Brief
Pull out of the data below the stretch of lines bounded by the one containing "const int num_kb" and the one containing "mbar_arrive_expect_tx(&full_bar[stage], block_n *", both bounds included, unchanged.

Provided entries
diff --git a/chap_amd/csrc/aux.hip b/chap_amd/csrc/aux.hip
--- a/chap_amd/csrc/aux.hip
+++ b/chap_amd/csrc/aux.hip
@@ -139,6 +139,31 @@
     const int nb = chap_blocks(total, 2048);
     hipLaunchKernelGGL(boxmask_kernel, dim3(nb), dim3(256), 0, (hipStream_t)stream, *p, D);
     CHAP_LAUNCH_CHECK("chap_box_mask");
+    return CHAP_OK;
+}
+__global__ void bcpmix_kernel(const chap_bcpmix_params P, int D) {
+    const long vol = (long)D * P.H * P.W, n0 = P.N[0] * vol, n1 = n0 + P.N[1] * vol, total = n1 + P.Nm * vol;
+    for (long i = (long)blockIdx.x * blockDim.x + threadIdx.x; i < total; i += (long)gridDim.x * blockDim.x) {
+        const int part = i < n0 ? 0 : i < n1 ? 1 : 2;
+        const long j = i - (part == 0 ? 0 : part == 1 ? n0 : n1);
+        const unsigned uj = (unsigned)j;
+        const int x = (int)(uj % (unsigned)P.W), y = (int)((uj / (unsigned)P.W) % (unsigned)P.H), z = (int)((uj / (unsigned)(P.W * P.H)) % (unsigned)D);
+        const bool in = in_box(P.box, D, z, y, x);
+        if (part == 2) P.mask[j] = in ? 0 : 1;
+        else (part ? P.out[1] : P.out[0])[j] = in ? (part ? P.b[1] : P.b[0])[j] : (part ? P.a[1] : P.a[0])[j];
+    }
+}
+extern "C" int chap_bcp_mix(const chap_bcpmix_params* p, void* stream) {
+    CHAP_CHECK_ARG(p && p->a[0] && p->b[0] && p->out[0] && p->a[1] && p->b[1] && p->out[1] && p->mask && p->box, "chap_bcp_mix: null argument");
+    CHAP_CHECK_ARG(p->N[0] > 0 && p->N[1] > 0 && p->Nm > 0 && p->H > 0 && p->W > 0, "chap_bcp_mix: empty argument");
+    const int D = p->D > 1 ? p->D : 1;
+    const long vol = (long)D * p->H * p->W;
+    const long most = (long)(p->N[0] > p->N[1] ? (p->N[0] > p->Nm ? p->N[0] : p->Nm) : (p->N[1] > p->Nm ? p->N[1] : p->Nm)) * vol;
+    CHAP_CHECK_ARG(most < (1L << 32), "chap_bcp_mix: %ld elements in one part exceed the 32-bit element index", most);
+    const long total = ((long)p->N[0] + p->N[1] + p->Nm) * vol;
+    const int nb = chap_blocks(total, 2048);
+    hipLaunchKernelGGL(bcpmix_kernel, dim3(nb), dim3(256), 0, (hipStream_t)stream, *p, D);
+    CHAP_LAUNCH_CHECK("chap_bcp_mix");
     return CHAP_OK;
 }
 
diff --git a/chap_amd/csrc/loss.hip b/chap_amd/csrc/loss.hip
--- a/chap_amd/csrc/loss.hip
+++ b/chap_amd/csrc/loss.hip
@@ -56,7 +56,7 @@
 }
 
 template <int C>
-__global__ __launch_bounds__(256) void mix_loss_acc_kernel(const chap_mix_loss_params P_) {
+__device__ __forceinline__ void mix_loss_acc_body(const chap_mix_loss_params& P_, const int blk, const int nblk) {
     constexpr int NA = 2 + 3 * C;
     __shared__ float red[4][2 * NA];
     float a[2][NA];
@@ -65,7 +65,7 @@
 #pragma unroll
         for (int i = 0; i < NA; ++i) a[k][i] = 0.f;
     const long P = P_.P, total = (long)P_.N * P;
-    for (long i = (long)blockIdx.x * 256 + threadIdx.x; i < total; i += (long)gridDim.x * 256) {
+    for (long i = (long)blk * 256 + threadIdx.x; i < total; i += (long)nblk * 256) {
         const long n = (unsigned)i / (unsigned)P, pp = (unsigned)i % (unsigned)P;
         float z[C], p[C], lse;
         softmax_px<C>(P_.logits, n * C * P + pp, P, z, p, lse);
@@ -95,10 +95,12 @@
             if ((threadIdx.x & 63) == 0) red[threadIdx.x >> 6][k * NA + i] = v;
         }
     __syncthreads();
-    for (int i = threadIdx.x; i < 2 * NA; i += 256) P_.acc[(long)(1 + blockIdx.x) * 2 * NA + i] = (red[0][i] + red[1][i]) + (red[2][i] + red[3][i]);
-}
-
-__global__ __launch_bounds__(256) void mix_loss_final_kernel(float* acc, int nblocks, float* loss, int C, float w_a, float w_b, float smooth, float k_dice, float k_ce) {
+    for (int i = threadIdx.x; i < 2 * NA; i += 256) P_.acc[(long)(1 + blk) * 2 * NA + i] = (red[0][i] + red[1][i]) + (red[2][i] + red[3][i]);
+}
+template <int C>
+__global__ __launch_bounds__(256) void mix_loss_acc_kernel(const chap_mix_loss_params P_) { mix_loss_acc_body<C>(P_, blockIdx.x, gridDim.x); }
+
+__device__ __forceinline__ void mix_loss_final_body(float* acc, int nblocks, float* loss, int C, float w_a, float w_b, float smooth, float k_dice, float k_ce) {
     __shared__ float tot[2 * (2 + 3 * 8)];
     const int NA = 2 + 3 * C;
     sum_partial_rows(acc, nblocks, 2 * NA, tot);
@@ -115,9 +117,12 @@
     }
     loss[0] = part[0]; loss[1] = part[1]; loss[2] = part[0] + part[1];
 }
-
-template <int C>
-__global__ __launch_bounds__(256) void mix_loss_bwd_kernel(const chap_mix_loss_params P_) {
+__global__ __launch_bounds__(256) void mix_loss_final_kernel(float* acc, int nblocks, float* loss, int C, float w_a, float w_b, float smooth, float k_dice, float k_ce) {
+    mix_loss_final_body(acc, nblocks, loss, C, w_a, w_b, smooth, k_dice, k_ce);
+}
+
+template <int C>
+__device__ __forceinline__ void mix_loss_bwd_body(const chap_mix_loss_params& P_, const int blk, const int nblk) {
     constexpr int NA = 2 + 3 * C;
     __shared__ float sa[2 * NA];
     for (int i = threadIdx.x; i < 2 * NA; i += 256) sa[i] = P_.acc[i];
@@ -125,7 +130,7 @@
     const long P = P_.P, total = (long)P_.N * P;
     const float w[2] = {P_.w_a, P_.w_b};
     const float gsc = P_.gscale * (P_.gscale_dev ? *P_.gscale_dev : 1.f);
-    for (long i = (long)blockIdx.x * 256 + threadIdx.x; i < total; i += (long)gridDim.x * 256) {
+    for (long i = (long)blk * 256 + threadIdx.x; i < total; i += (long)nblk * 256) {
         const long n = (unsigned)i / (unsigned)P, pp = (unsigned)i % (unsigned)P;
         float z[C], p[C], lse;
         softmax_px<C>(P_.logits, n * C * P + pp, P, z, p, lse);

--

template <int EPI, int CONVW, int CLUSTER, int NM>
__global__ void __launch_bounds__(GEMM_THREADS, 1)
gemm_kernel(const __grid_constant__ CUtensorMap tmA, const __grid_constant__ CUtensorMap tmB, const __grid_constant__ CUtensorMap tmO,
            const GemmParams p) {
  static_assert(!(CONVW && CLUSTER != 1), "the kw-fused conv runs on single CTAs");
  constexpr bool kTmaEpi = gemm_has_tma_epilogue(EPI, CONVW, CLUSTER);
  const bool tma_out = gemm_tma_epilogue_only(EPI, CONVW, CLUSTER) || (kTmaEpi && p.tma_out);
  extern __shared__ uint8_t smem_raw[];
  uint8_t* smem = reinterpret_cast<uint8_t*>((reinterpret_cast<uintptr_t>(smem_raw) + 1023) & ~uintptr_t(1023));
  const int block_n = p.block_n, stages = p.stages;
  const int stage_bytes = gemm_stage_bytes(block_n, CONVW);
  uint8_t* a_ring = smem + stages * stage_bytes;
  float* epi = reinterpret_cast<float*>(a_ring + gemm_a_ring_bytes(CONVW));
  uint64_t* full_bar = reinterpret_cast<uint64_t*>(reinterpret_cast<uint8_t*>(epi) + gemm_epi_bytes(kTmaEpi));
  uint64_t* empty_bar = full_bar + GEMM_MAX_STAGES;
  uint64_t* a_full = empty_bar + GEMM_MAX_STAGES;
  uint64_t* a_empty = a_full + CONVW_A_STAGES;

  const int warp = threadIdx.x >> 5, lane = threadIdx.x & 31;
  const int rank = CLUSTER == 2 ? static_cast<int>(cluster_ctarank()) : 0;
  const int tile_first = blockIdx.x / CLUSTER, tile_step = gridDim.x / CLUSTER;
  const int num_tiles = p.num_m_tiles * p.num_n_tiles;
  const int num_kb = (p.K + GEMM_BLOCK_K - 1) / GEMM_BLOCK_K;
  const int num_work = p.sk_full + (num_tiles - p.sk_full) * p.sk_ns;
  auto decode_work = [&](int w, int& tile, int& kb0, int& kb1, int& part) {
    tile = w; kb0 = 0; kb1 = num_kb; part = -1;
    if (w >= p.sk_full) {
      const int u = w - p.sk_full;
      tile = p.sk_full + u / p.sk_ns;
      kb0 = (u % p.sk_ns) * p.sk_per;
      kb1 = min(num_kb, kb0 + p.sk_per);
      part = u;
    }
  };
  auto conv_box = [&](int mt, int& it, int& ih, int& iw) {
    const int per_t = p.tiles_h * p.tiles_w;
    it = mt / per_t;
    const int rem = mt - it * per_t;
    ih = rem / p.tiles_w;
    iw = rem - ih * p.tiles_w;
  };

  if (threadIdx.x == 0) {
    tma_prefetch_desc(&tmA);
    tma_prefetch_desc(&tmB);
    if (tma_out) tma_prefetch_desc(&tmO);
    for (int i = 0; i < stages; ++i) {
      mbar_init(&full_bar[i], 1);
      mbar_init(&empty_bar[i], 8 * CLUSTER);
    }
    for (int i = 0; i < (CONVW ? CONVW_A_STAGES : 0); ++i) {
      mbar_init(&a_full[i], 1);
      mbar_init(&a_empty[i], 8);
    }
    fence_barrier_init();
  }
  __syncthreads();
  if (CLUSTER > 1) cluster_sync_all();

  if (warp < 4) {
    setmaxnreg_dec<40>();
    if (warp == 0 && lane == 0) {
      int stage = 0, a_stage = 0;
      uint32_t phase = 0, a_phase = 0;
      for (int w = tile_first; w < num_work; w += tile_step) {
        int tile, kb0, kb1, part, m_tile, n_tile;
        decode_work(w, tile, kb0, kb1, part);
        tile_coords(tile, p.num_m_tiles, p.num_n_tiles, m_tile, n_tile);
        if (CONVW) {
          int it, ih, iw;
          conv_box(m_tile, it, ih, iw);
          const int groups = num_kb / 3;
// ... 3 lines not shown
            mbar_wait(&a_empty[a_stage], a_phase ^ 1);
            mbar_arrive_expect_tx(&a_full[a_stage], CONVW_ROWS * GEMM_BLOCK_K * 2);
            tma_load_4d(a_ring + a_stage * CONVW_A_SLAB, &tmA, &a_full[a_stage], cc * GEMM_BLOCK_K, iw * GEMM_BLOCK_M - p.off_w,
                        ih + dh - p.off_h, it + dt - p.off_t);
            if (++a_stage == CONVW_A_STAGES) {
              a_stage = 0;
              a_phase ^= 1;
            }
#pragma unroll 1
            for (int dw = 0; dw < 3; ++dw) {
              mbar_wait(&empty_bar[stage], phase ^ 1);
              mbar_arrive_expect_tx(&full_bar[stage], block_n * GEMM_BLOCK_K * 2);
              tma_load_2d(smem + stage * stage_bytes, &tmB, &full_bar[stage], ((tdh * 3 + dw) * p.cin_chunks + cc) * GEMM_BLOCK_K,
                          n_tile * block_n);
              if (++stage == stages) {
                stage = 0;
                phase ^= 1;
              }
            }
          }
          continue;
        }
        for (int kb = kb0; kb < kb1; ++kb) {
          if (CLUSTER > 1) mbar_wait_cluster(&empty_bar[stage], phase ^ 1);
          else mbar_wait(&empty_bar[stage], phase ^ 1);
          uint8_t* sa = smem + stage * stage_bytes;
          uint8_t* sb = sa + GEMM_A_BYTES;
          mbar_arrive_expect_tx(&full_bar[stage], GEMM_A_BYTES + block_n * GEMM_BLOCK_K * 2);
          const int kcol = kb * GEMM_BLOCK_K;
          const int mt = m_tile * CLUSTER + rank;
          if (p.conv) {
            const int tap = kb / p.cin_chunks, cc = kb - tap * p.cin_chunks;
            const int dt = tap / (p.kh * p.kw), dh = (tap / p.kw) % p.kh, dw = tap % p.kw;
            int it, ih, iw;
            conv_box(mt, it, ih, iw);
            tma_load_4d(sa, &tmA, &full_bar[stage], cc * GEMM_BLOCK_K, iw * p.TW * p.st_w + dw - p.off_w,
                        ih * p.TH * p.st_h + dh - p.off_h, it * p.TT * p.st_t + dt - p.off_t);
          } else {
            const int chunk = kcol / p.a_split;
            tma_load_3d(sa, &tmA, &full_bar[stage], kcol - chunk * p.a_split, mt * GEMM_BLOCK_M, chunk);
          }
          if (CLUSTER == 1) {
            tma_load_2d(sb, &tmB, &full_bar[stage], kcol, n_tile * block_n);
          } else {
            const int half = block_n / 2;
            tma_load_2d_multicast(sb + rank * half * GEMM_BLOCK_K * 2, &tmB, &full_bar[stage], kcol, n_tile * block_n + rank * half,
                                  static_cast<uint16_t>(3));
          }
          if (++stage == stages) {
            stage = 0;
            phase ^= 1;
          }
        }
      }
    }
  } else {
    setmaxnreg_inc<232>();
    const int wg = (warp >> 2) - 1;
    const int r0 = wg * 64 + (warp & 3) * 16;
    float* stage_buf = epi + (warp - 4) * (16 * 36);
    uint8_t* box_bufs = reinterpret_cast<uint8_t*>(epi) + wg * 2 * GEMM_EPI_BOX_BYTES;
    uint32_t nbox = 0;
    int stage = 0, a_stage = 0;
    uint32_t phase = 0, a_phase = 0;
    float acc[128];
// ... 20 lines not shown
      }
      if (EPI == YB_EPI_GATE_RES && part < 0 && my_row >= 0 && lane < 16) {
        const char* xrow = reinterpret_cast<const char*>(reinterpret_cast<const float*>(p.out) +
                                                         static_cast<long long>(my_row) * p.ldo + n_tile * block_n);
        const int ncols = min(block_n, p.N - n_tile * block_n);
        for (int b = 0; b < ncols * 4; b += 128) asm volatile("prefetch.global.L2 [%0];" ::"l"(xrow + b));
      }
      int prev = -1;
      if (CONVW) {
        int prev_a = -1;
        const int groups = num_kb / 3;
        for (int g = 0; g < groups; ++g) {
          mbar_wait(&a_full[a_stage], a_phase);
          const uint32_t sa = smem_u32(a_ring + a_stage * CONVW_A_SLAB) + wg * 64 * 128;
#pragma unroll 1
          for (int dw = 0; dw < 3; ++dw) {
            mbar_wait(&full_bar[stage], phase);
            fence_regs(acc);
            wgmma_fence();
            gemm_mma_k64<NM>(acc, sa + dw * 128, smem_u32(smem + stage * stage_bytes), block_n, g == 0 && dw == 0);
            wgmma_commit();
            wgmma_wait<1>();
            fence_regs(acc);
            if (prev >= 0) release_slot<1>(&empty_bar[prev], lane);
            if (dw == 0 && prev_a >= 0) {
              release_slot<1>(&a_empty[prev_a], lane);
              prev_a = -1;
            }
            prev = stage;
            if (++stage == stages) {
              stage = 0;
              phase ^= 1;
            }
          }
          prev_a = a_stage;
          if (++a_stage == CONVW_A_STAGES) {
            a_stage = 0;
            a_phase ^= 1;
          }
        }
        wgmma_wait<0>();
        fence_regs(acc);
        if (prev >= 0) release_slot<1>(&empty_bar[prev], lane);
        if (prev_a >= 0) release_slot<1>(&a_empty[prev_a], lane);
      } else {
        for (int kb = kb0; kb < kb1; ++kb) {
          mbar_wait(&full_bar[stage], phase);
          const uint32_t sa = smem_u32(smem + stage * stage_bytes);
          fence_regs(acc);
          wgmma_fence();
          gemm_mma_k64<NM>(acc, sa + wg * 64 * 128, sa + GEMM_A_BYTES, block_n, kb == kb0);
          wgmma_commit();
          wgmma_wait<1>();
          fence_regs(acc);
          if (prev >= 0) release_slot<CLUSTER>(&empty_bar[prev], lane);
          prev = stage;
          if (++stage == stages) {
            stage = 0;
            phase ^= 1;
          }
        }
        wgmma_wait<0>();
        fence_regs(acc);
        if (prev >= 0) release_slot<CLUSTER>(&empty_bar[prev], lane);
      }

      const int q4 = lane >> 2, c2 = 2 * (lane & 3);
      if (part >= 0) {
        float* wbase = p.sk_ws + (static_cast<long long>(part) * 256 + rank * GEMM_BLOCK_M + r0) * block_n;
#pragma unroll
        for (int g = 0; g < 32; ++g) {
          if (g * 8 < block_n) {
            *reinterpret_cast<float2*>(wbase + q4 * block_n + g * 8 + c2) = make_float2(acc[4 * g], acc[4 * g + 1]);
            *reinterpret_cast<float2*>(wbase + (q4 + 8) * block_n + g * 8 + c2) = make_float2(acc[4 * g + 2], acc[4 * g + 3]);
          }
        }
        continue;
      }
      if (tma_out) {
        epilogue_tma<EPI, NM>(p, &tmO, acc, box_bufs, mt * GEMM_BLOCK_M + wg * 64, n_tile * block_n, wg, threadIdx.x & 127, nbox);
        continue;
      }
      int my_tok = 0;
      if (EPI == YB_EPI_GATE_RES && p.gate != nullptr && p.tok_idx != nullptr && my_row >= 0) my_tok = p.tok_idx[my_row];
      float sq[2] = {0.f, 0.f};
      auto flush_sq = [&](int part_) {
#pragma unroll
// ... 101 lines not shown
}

Response to this task
  const int num_kb = (p.K + GEMM_BLOCK_K - 1) / GEMM_BLOCK_K;
  const int num_work = p.sk_full + (num_tiles - p.sk_full) * p.sk_ns;
  auto decode_work = [&](int w, int& tile, int& kb0, int& kb1, int& part) {
    tile = w; kb0 = 0; kb1 = num_kb; part = -1;
    if (w >= p.sk_full) {
      const int u = w - p.sk_full;
      tile = p.sk_full + u / p.sk_ns;
      kb0 = (u % p.sk_ns) * p.sk_per;
      kb1 = min(num_kb, kb0 + p.sk_per);
      part = u;
    }
  };
  auto conv_box = [&](int mt, int& it, int& ih, int& iw) {
    const int per_t = p.tiles_h * p.tiles_w;
    it = mt / per_t;
    const int rem = mt - it * per_t;
    ih = rem / p.tiles_w;
    iw = rem - ih * p.tiles_w;
  };

  if (threadIdx.x == 0) {
    tma_prefetch_desc(&tmA);
    tma_prefetch_desc(&tmB);
    if (tma_out) tma_prefetch_desc(&tmO);
    for (int i = 0; i < stages; ++i) {
      mbar_init(&full_bar[i], 1);
      mbar_init(&empty_bar[i], 8 * CLUSTER);
    }
    for (int i = 0; i < (CONVW ? CONVW_A_STAGES : 0); ++i) {
      mbar_init(&a_full[i], 1);
      mbar_init(&a_empty[i], 8);
    }
    fence_barrier_init();
  }
  __syncthreads();
  if (CLUSTER > 1) cluster_sync_all();

  if (warp < 4) {
    setmaxnreg_dec<40>();
    if (warp == 0 && lane == 0) {
      int stage = 0, a_stage = 0;
      uint32_t phase = 0, a_phase = 0;
      for (int w = tile_first; w < num_work; w += tile_step) {
        int tile, kb0, kb1, part, m_tile, n_tile;
        decode_work(w, tile, kb0, kb1, part);
        tile_coords(tile, p.num_m_tiles, p.num_n_tiles, m_tile, n_tile);
        if (CONVW) {
          int it, ih, iw;
          conv_box(m_tile, it, ih, iw);
          const int groups = num_kb / 3;
// ... 3 lines not shown
            mbar_wait(&a_empty[a_stage], a_phase ^ 1);
            mbar_arrive_expect_tx(&a_full[a_stage], CONVW_ROWS * GEMM_BLOCK_K * 2);
            tma_load_4d(a_ring + a_stage * CONVW_A_SLAB, &tmA, &a_full[a_stage], cc * GEMM_BLOCK_K, iw * GEMM_BLOCK_M - p.off_w,
                        ih + dh - p.off_h, it + dt - p.off_t);
            if (++a_stage == CONVW_A_STAGES) {
              a_stage = 0;
              a_phase ^= 1;
            }
#pragma unroll 1
            for (int dw = 0; dw < 3; ++dw) {
              mbar_wait(&empty_bar[stage], phase ^ 1);
              mbar_arrive_expect_tx(&full_bar[stage], block_n * GEMM_BLOCK_K * 2);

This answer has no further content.